■ ENTRIES SHOWN
^^^^^^^^

+        double m = -1e300;
+        bool ok = true;
+#pragma unroll
+        for (int j = 0; j < na; ++j) {
+            const double f = scr[lane * na + j];
+            ok = ok && (f == f);
+            m = fmax(m, f);
+        }
+        if (ok) b = m;
+    }
+    if (thr > -1e300) {
+        double b1 = b;
+#pragma unroll
+        for (int o = 8; o > 0; o >>= 1) b1 = fmin(b1, __shfl_xor(b1, o, 64));
+        const double b1a = __shfl(b1, 0, 64), b1b = __shfl(b1, 16, 64);
+        b1 = fmin(b1a, b1b);
+        if (b1 < thr) return b1;
+    }
+    constexpr int npairs = nr * (nr - 1) / 2;
+    for (int t = lane; t < npairs; t += 64) {
+        int a = 0, rem = t;
+#pragma unroll
+        for (int s = 0; s < nr - 2; ++s)
+            if (a == s && rem >= nr - 1 - s) {
+                rem -= nr - 1 - s;
+                a = s + 1;
+            }
+        const int c = a + 1 + rem;
+        double fa[na], fc[na];
+#pragma unroll
+        for (int j = 0; j < na; ++j) {
+            fa[j] = scr[a * na + j];
+            fc[j] = scr[c * na + j];
+        }
+        double m = -1e300;
+        bool ok = true;
+#pragma unroll
+        for (int j = 0; j < na; ++j) {
+            ok = ok && (fa[j] == fa[j]) && (fc[j] == fc[j]);
+            m = fmax(m, fmin(fa[j], fc[j]));
+        }
+#pragma unroll
+        for (int u = 0; u < na; ++u)
+#pragma unroll
+            for (int v = u + 1; v < na; ++v) {
+                const double du = fa[u] - fc[u], dv = fa[v] - fc[v];
+                if (du * dv < 0.0) {
+                    const double den = du - dv;
+                    double rc = __builtin_amdgcn_rcp(den);
+                    rc = fma(rc, fma(-den, rc, 1.0), rc);
+                    rc = fma(rc, fma(-den, rc, 1.0), rc);
+                    const double sx = du * rc;
+                    m = fmax(m, fma(sx, fa[v] - fa[u], fa[u]));
+                }
+            }
+        if (ok) b = fmin(b, m);
+    }
+#define EHM_DPP_MIN_STEP(CTRL, RMASK)                                                          \
+    {                                                                                          \
+        const int lo = __builtin_amdgcn_update_dpp(__double2loint(1e300), __double2loint(b),   \
+                                                   CTRL, RMASK, 0xf, false);                   \
+        const int hi = __builtin_amdgcn_update_dpp(__double2hiint(1e300), __double2hiint(b),   \
+                                                   CTRL, RMASK, 0xf, false);                   \
+        b = fmin(b, __hiloint2double(hi, lo));                                                 \
+    }
+    EHM_DPP_MIN_STEP(0x111, 0xf)
+    EHM_DPP_MIN_STEP(0x112, 0xf)
+    EHM_DPP_MIN_STEP(0x114, 0xf)
+    EHM_DPP_MIN_STEP(0x118, 0xf)
+    EHM_DPP_MIN_STEP(0x142, 0xa)
+    EHM_DPP_MIN_STEP(0x143, 0xc)
+#undef EHM_DPP_MIN_STEP
+    const int lo = __builtin_amdgcn_readlane(__double2loint(b), 63);
+    const int hi = __builtin_amdgcn_readlane(__double2hiint(b), 63);
+    return __hiloint2double(hi, lo);
+}
+
+__device__ inline double cut_bound_dispatch(const double* node, const double* g, int p,
+                                            double eps_a, double eps_r, int lane, double* scr,
+                                            double thr = -1e301) {
+    switch (p) {
+        case 2: return cut_bound_p<2>(node, g, eps_a, eps_r, lane, scr, thr);
+        case 4: return cut_bound_p<4>(node, g, eps_a, eps_r, lane, scr, thr);
+        default: return cut_bound(node, g, p, eps_a, eps_r, lane, scr, thr);
+    }
+}
+
 struct DevCounters {
     unsigned long long lp_solves;
     unsigned long long ipm_iters;
diff --git a/explicit_hybrid_mpc_amd/csrc/ehm_k2.h b/explicit_hybrid_mpc_amd/csrc/ehm_k2.h
--- a/explicit_hybrid_mpc_amd/csrc/ehm_k2.h
+++ b/explicit_hybrid_mpc_amd/csrc/ehm_k2.h
@@ -11,6 +11,12 @@
 
 #define K2_AUG_MIN 32
 #define K2_HOT_GRAD 176
+#define K2_C0_GRAD 256
+#define K2_C0_WIT 328
+#define K2_C0_REC 340
+static_assert(K2_HOT_GRAD >= 2 * 9 * 9 && K2_HOT_GRAD + 9 * 8 <= K2_C0_GRAD &&
+              K2_C0_GRAD + 9 * 8 <= K2_C0_WIT && K2_C0_WIT + 8 + 2 <= K2_C0_REC,
+              "LDS staging areas of the persistent kernel overlap at p = 8");
 #define EHM_ROUTE_TOL 1e-6
 #define EHM_REQUEUED 0x40000000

^^^^^^^^

■ TASK TO COMPLETE
Restate the records word for word, keeping every line.

■ ANSWER TO THIS PROBLEM
+        double m = -1e300;
+        bool ok = true;
+#pragma unroll
+        for (int j = 0; j < na; ++j) {
+            const double f = scr[lane * na + j];
+            ok = ok && (f == f);
+            m = fmax(m, f);
+        }
+        if (ok) b = m;
+    }
+    if (thr > -1e300) {
+        double b1 = b;
+#pragma unroll
+        for (int o = 8; o > 0; o >>= 1) b1 = fmin(b1, __shfl_xor(b1, o, 64));
+        const double b1a = __shfl(b1, 0, 64), b1b = __shfl(b1, 16, 64);
+        b1 = fmin(b1a, b1b);
+        if (b1 < thr) return b1;
+    }
+    constexpr int npairs = nr * (nr - 1) / 2;
+    for (int t = lane; t < npairs; t += 64) {
+        int a = 0, rem = t;
+#pragma unroll
+        for (int s = 0; s < nr - 2; ++s)
+            if (a == s && rem >= nr - 1 - s) {
+                rem -= nr - 1 - s;
+                a = s + 1;
+            }
+        const int c = a + 1 + rem;
+        double fa[na], fc[na];
+#pragma unroll
+        for (int j = 0; j < na; ++j) {
+            fa[j] = scr[a * na + j];
+            fc[j] = scr[c * na + j];
+        }
+        double m = -1e300;
+        bool ok = true;
+#pragma unroll
+        for (int j = 0; j < na; ++j) {
+            ok = ok && (fa[j] == fa[j]) && (fc[j] == fc[j]);
+            m = fmax(m, fmin(fa[j], fc[j]));
+        }
+#pragma unroll
+        for (int u = 0; u < na; ++u)
+#pragma unroll
+            for (int v = u + 1; v < na; ++v) {
+                const double du = fa[u] - fc[u], dv = fa[v] - fc[v];
+                if (du * dv < 0.0) {
+                    const double den = du - dv;
+                    double rc = __builtin_amdgcn_rcp(den);
+                    rc = fma(rc, fma(-den, rc, 1.0), rc);
+                    rc = fma(rc, fma(-den, rc, 1.0), rc);
+                    const double sx = du * rc;
+                    m = fmax(m, fma(sx, fa[v] - fa[u], fa[u]));
+                }
+            }
+        if (ok) b = fmin(b, m);
+    }
+#define EHM_DPP_MIN_STEP(CTRL, RMASK)                                                          \
+    {                                                                                          \
+        const int lo = __builtin_amdgcn_update_dpp(__double2loint(1e300), __double2loint(b),   \
+                                                   CTRL, RMASK, 0xf, false);                   \
+        const int hi = __builtin_amdgcn_update_dpp(__double2hiint(1e300), __double2hiint(b),   \
+                                                   CTRL, RMASK, 0xf, false);                   \
+        b = fmin(b, __hiloint2double(hi, lo));                                                 \
+    }
+    EHM_DPP_MIN_STEP(0x111, 0xf)
+    EHM_DPP_MIN_STEP(0x112, 0xf)
+    EHM_DPP_MIN_STEP(0x114, 0xf)
+    EHM_DPP_MIN_STEP(0x118, 0xf)
+    EHM_DPP_MIN_STEP(0x142, 0xa)
+    EHM_DPP_MIN_STEP(0x143, 0xc)
+#undef EHM_DPP_MIN_STEP
+    const int lo = __builtin_amdgcn_readlane(__double2loint(b), 63);
+    const int hi = __builtin_amdgcn_readlane(__double2hiint(b), 63);
+    return __hiloint2double(hi, lo);
+}
+
+__device__ inline double cut_bound_dispatch(const double* node, const double* g, int p,
+                                            double eps_a, double eps_r, int lane, double* scr,
+                                            double thr = -1e301) {
+    switch (p) {
+        case 2: return cut_bound_p<2>(node, g, eps_a, eps_r, lane, scr, thr);
+        case 4: return cut_bound_p<4>(node, g, eps_a, eps_r, lane, scr, thr);
+        default: return cut_bound(node, g, p, eps_a, eps_r, lane, scr, thr);
+    }
+}
+
 struct DevCounters {
     unsigned long long lp_solves;
     unsigned long long ipm_iters;
diff --git a/explicit_hybrid_mpc_amd/csrc/ehm_k2.h b/explicit_hybrid_mpc_amd/csrc/ehm_k2.h
--- a/explicit_hybrid_mpc_amd/csrc/ehm_k2.h
+++ b/explicit_hybrid_mpc_amd/csrc/ehm_k2.h
@@ -11,6 +11,12 @@
 
 #define K2_AUG_MIN 32
 #define K2_HOT_GRAD 176
+#define K2_C0_GRAD 256
+#define K2_C0_WIT 328
+#define K2_C0_REC 340
+static_assert(K2_HOT_GRAD >= 2 * 9 * 9 && K2_HOT_GRAD + 9 * 8 <= K2_C0_GRAD &&
+              K2_C0_GRAD + 9 * 8 <= K2_C0_WIT && K2_C0_WIT + 8 + 2 <= K2_C0_REC,
+              "LDS staging areas of the persistent kernel overlap at p = 8");
 #define EHM_ROUTE_TOL 1e-6
 #define EHM_REQUEUED 0x40000000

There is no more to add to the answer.